In the meantime, I have seen no objections to using dateutil.parser.isoparse other than “but it’s in a third party library”, which is not a great justification, particularly when that library is dateutil - an incredibly popular library maintained by one of the maintainers of datetime (me) and from which datetime.fromisoformat was adapted in the first place. Best case scenario, we change the scope of fromisoformat today, PEP 602 passes and you can get the same functionality you get out of dateutil.parser.isoparse today in November 2020, assuming you are comfortable immediately upgrading your code to be Python 3.9-only. Given that timeline, I don’t think there’s enough urgency here that we should complicate the clearly-communicated scope of this function with a half-measure like supporting parsing “Z” for UTC.

1 Like

As far as I’m aware, there’s no reliable means of determining the most popular programming language. The stackoverflow 2019 survey shows JavaScript on the top, but the PyPL Index and TIOBE Index would suggest differently. There’s of course many other sources with differing results.

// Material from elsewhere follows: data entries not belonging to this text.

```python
def _pam_forward(x, wq, bq, wk, bk, wv, bv, gamma_p, out3, prec):
    B, Cn, H, W = x.shape
    N = H * W
    r = wq.shape[0]
    x3 = x.view(B, Cn, N)
    route = _pam_route(B, Cn, r, N)
    if route != "chain" and PAM_CAT and (bq is None) == (bk is None) == (bv is None):
        wc = torch.empty(2 * r + Cn, Cn, 1, 1, device=x.device, dtype=torch.float32)
        for w_, lo in ((wq, 0), (wk, r), (wv, 2 * r)):
            K.copy_slab(_c(w_).view(1, w_.shape[0], Cn), wc.view(1, 2 * r + Cn, Cn)[:, lo:lo + w_.shape[0]])
        bc = None
        if bq is not None:
            bc = torch.empty(2 * r + Cn, device=x.device, dtype=torch.float32)
            for b_, lo in ((bq, 0), (bk, r), (bv, 2 * r)):
                K.copy_slab(b_.view(1, -1, 1), bc.view(1, -1, 1)[:, lo:lo + b_.numel()])
        y3 = K.conv2d_fwd(x, wc, bc, 1, 0, prec).view(B, 2 * r + Cn, N)
        q, k, v = y3[:, :r], y3[:, r:2 * r], y3[:, 2 * r:]
    else:
        q = K.conv2d_fwd(x, wq, bq, 1, 0, prec).view(B, r, N)
        k = K.conv2d_fwd(x, wk, bk, 1, 0, prec).view(B, r, N)
        v = K.conv2d_fwd(x, wv, bv, 1, 0, prec).view(B, Cn, N)
    if route in ("narrow", "wide"):
        Np, Cp = _npad(N), _cp(Cn)
        f16 = _pam_f16()
        D = 32 if route == "narrow" else K.pam_wide_slots(r)
        ones = Cp - 1 if route == "narrow" and Cn < Cp else -1
        qt, kt, kn, vn, vt = _pam_pack16(q, k, v, r, Cn, N, D, ones, f16)
        del q, k, v
        y3 = None
        o_attn = torch.empty(B, Cn, N, device=x.device, dtype=torch.float32)
        lse = torch.empty(B, N, device=x.device, dtype=torch.float32)
        if route == "wide":
            K.pam_wide_fwd(qt, kt, vn, B, N, Np, Cn, Cp, D, gamma_p, x3, out3, o_attn, lse, r_alg=r, f16=f16)
        elif K.PAM_SHIFT and not f16:
            K.pam_flash_fwd_shift(qt, kt, vn, B, N, Np, Cn, Cp, gamma_p, x3, out3, o_attn, lse, r_alg=r, v_ones=ones >= 0)
        else:
            k_sqmax = K.pam_key_sqnorm_max(kt, N, f16) if K.PAM_NOMAX else None
            K.pam_flash_fwd(qt, kt, vn, B, N, Np, Cn, Cp, gamma_p, x3, out3, o_attn, lse, r_alg=r, v_ones=ones >= 0, f16=f16,
                            k_sqmax=k_sqmax)
        return route, (qt, kt, kn, vt, o_attn, lse)
    if route == "f32":
        Np = _npad(N)
        q, k, v = _pad_plane(q, N, Np), _pad_plane(k, N, Np), _pad_plane(v, N, Np)
        o_attn = torch.empty(B, Cn, N, device=x.device, dtype=torch.float32)
        lse = torch.empty(B, N, device=x.device, dtype=torch.float32)
        K.pam_f32_fwd(q, k, v, B, N, Np, Cn, r, gamma_p, x3, out3, o_attn, lse)
        return route, (q, k, v, o_attn, lse)
    prec = prec if sixteen_bit("pam") else L.PREC_FP32
    return route, _pam_chain_fwd(q, k, v, x3, gamma_p, out3, prec)


def _pam_chain_fwd(q, k, v, x3, gamma_p, out3, prec):
    B, r, N = q.shape
    Cn = v.shape[1]
    qt_, kt_ = K.transpose(q), K.transpose(k)
    s = torch.empty(B, N, N, device=q.device, dtype=torch.float32)
    K.gemm_nt(B=B, M=N, N=N, kseg=1, klen=r, a=qt_, a_bs=N * r, a_ss=0, lda=r, bm=kt_, b_bs=N * r, b_ss=0,
              ldb=r, c=s, c_bs=N * N, ldc=N, precision=prec, splits=1)
    p = K.softmax_rows(s, 1.0, out=s)
    o_attn = torch.empty(B, Cn, N, device=q.device, dtype=torch.float32)
# ... 692 lines not shown
```

include/gandanet.h:

```cpp
#ifndef GANDANET_H
#define GANDANET_H
#include <stddef.h>
#include <stdint.h>
#ifdef __cplusplus
extern "C" {
#endif

#define GD_VERSION 100
void gd_set_deterministic(int on);
int gd_get_deterministic(void);
int gd_set_det_reduce(int mode);
int gd_get_det_reduce(void);
int gd_version(void);
int gd_last_error(char* buf, int n);
int gd_sizeof_conv_desc(void);
int gd_sizeof_gemm_nt_desc(void);

enum { GD_PREC_FP32 = 0,
       GD_PREC_BF16 = 1,
       GD_PREC_X3 = 2     };
enum { GD_ACT_NONE = 0, GD_ACT_RELU = 1, GD_ACT_LEAKY02 = 2, GD_ACT_SIGMOID = 3 };

typedef struct gd_conv_desc {
    int B;
// ... 179 lines not shown
                         float logit_scale, float* received, void* stream);
int gd_pam_attn_rows(const float* q, long q_bs, const float* k, long k_bs, const int* idx, int S, int B, int N, int Npad, int r,
                     float logit_scale, float* rows, float* lse_rows, void* stream);
int gd_round_to_16(const float* x, float* y, long n, float scale, int f16, void* stream);

size_t gd_hist_match_ws_bytes(long ns, long nt);
int gd_hist_match(const float* src, const float* ref, int B, long ns, long nt, double weight, double* out, void* ws,
                  size_t ws_bytes, void* stream);
int gd_blend_region(float* gen, const float* grace, const float* mask, int BC, int H, int W, int sr, int er, int sc,
                    int ec, void* stream);
int gd_augment_d4(const float* src, float* dst, int B, int C, int H, int W, const int* ops, const float* noise,
                  float noise_scale, void* stream);
int gd_bcast_mul(const float* x, const float* att, float* y, int B, int C, long HW, int mode, void* stream);
int gd_row_dot(const float* a, const float* b, float* out, long rows, long n, void* stream);
int gd_chan_maxmean_fwd(const float* x, float* y, int* idx, int B, int C, long HW, void* stream);
int gd_chan_maxmean_bwd(const float* dy, const int* idx, float* dx, int B, int C, long HW, void* stream);
int gd_chan_dot(const float* a, long a_bs, const float* o, long o_bs, int B, int C, int N, const float* gamma,
                float* d_raw, float* delta, void* stream);
int gd_pack_16_split(const float* s, long s_bs, int B, int R, int Cc, const float* row_scale, const float* row_shift, int relu,
                     void* plain, long p_bs, int ldp, long p_cs, int p_ncopy, int p_pattern, void* tr, long t_bs, int ldt,
                     long t_cs, int t_ncopy, int t_pattern, void* stream);
int gd_pack_16_split_masked(const float* s, long s_bs, int B, int R, int Cc, const float* row_scale, const float* row_shift,
                            int relu, void* plain, long p_bs, int ldp, long p_cs, int p_ncopy, int p_pattern, void* tr, long t_bs,
                            int ldt, long t_cs, int t_ncopy, int t_pattern, const float* mask, long m_bs, void* stream);
int gd_split3_weights(const float* w, long A, long Bn, long Cn, float* out, void* stream);
int gd_pam_f16_scale(const float* dout, long dout_bs, int B, int C, int N, const float* gamma, float* delta, float* scales,
                     float* ws, void* stream);
int gd_pack_bf16(const float* s, long s_bs, int B, int R, int Cc, const float* scale_dev, float scale_imm, void* plain,
                 int Rp_plain, int ld_plain, void* transposed, int Ccp_t, int ld_t, int perm16, int ones_row,
                 void* stream);
int gd_pack_16(const float* s, long s_bs, int B, int R, int Cc, const float* scale_dev, float scale_imm, void* plain,
               int Rp_plain, int ld_plain, void* transposed, int Ccp_t, int ld_t, int perm16, int ones_row, int f16,
               void* stream);
int gd_pack_16_affine(const float* s, long s_bs, int B, int R, int Cc, const float* row_scale, const float* row_shift, int relu,
                      void* plain, int Rp_plain, int ld_plain, void* transposed, int Ccp_t, int ld_t, int f16, void* stream);

int gd_comm_unique_id(char* id128);
int gd_comm_init(int rank, int world, const char* id128);
int gd_comm_world(void);
int gd_allreduce(void* buf, size_t n, int dtype, void* stream);
int gd_reduce_scatter(const void* send, void* recv, size_t recv_n, int dtype, void* stream);
int gd_allgather(const void* send, void* recv, size_t send_n, int dtype, void* stream);
int gd_comm_destroy(void);

enum { GD_EVAL_F64 = 1, GD_EVAL_SKIP_NAN = 2 };
size_t gd_eval_stats_ws_bytes(long n);
int gd_eval_stats(const void* pred, const void* truth, long planes, long hw, const unsigned char* mask, double a, double b,
                  int flags, double* rec, void* ws, size_t ws_bytes, void* stream);
size_t gd_masked_plane_mean_ws_bytes(long planes, long hw);
int gd_masked_plane_mean(const float* x, long planes, long hw, const unsigned char* mask, double* mean, long long* count,
                         void* ws, size_t ws_bytes, void* stream);
int gd_ensemble_stats(const void* x, int M, long member_stride, long n, int f64, void* mean, void* std_out, void* stream);
int gd_eval_merge_host(const double* recs, long k, double* rec_out, double* metrics);

enum { GD_GUARD_SQNORM = 0, GD_GUARD_NORM = 1, GD_GUARD_COEF = 2, GD_GUARD_OK = 3, GD_GUARD_APPLIED = 4, GD_GUARD_SKIPPED = 5,
       GD_GUARD_RECORD = 6 };
#define GD_GUARD_CHUNK 65536L
size_t gd_grad_sqnorm_ws_bytes(long total_chunks);
int gd_grad_sqnorm(const float* const* grads, const long* ns, int count, float gscale, int accumulate, double* rec, void* ws,
                   size_t ws_bytes, void* stream);
int gd_guard_finalize(double* rec, double max_norm, int skip_nonfinite, void* stream);
int gd_adamw_guarded(float* p, const float* g, float* m, float* v, float* ema, long n, const double* rec, float lr, float beta1,
                     float beta2, float eps, float weight_decay, float grad_scale, float ema_decay, void* stream);

enum { GD_FILTER_F32 = 0, GD_FILTER_F64 = 1 };
enum { GD_EDGE_REFLECT = 0, GD_EDGE_INTERIOR = 1 };
// ... 58 lines not shown
```

Baseline: 37.92 samples/s.

## Fuse PAM q/k/v 1x1 projections with 16-bit attention operand packing

Measured after the change: 38.06 samples/s (median of 6 runs). About the same (+0.4%).

```diff
diff --git a/gan-danet_amd/_lib.py b/gan-danet_amd/_lib.py
--- a/gan-danet_amd/_lib.py
+++ b/gan-danet_amd/_lib.py
@@ -207,6 +207,8 @@
     "gd_comm_destroy": (_i, []),
     "gd_pack_bf16": (_i, [_p, _l, _i, _i, _i, _p, _f, _p, _i, _i, _p, _i, _i, _i, _i, _p]),
     "gd_pack_16": (_i, [_p, _l, _i, _i, _i, _p, _f, _p, _i, _i, _p, _i, _i, _i, _i, _i, _p]),
+    "gd_pam_proj_pack_eligible": (_i, [_p, _l, _i, _i, _i, _i, _i, _p, _p, _p, _p, _p, _p, _i, _i, _i, _i, _i, _p, _p, _p, _p, _p]),
+    "gd_pam_proj_pack": (_i, [_p, _l, _i, _i, _i, _i, _i, _p, _p, _p, _p, _p, _p, _i, _i, _i, _i, _i, _i, _f, _p, _p, _p, _p, _p, _p]),
     "gd_pack_16_affine": (_i, [_p, _l, _i, _i, _i, _p, _p, _i, _p, _i, _i, _p, _i, _i, _i, _p]),
 }
 
diff --git a/gan-danet_amd/csrc/gemm_conv.hip b/gan-danet_amd/csrc/gemm_conv.hip
--- a/gan-danet_amd/csrc/gemm_conv.hip
+++ b/gan-danet_amd/csrc/gemm_conv.hip
@@ -506,8 +506,16 @@
         }
 }
 
-template <int BM, bool X3 = false>
-__global__ __launch_bounds__(256) void conv1x1_tr_plain_kernel(const gd_conv_desc d) {
+struct PamPackArgs {
+    const float *wq, *wk, *wv;
+    const float *bq, *bk, *bv;
+    unsigned short *qt, *kt, *kn, *vn, *vt;
+    int r, C, D, Cp, Np, ones_row, f16;
+    float qscale;
+};
+
+template <int BM, bool X3, bool PACK>
+__device__ __forceinline__ void conv1x1_tr_plain_body(const gd_conv_desc d, const PamPackArgs pk) {
     constexpr int LDA = BK + 8;
     constexpr int A_PL = BM * LDA, X_PL = BK * XLD;
     constexpr int WAVES_N = gd::TileGeom<BM>::WAVES_N;
@@ -524,8 +532,10 @@
     const int HW = d.Ho * d.Wo;
 
     const int am = tid % BM, akg = tid / BM;
-    const bool a_row_ok = (m0 + am) < d.M;
-    const float* a_row = d.a + (long)b * d.a_bs + (long)(m0 + am) * d.a_sm;
+    const int a_seg = (m0 + am) < pk.D ? 0 : (m0 + am) < 2 * pk.D ? 1 : 2, a_rr = m0 + am - a_seg * pk.D;
+    const bool a_row_ok = PACK ? a_rr < (a_seg == 2 ? pk.C : pk.r) : (m0 + am) < d.M;
+    const float* a_row = PACK ? (a_seg == 0 ? pk.wq : a_seg == 1 ? pk.wk : pk.wv) + (long)a_rr * d.Ck
+                              : d.a + (long)b * d.a_bs + (long)(m0 + am) * d.a_sm;
 
     const int xq = tid & 31, xr0 = tid >> 5;
     const float* x_img = d.x + (long)b * d.x_bs;
@@ -696,6 +706,78 @@
         }
     }
 
+    if constexpr (PACK) {
+        constexpr int SLD = 40;
+        static_assert(4 * 32 * SLD <= BM * LDA, "per-wave scratch must fit the A image");
+        unsigned short* st = As + wave * 32 * SLD;
+        const PamPackArgs& a = pk;
+        const int f16 = a.f16;
+        auto cvt2 = [f16](float lo, float hi) -> unsigned int {
+            if (f16) {
+                const unsigned int l = __builtin_bit_cast(unsigned short, (_Float16)lo), u = __builtin_bit_cast(unsigned short, (_Float16)hi);
+                return l | (u << 16);
+            }
+            return gd_pack_bf2(lo, hi);
+        };
+#pragma unroll
+        for (int i = 0; i < TM; ++i) {
+            const int R0 = m0 + wm * TM * 32 + i * 32;
+            if (R0 >= d.M) continue;
+            const int seg = R0 < a.D ? 0 : R0 < 2 * a.D ? 1 : 2;
+            const int s0 = R0 - seg * a.D;
+            const int real = seg == 2 ? a.C : a.r;
+            const int ones = seg == 0 ? -1 : seg == 1 ? a.D - 1 : a.ones_row;
+            const float* bias = seg == 0 ? a.bq : seg == 1 ? a.bk : a.bv;
+            const float k = seg == 0 ? a.qscale : 1.f;
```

Therefore, I would highly recommend replacing “the world’s most popular programming language” with “one of the world’s most popular programming languages”. This is far less controversial, but still represents the same user demand for compatibility.

It’s a 1.3MB dependency that for many of us only adds one feature: the ability to parse the letter Z.

I don’t find this persuasive, because the same logic applies to every change ever made to Python.

I respect your authority on this issue, though, and thank you for the hard work on datetime and dateutil. I’ll stick with replace('Z', '+00:00') for now.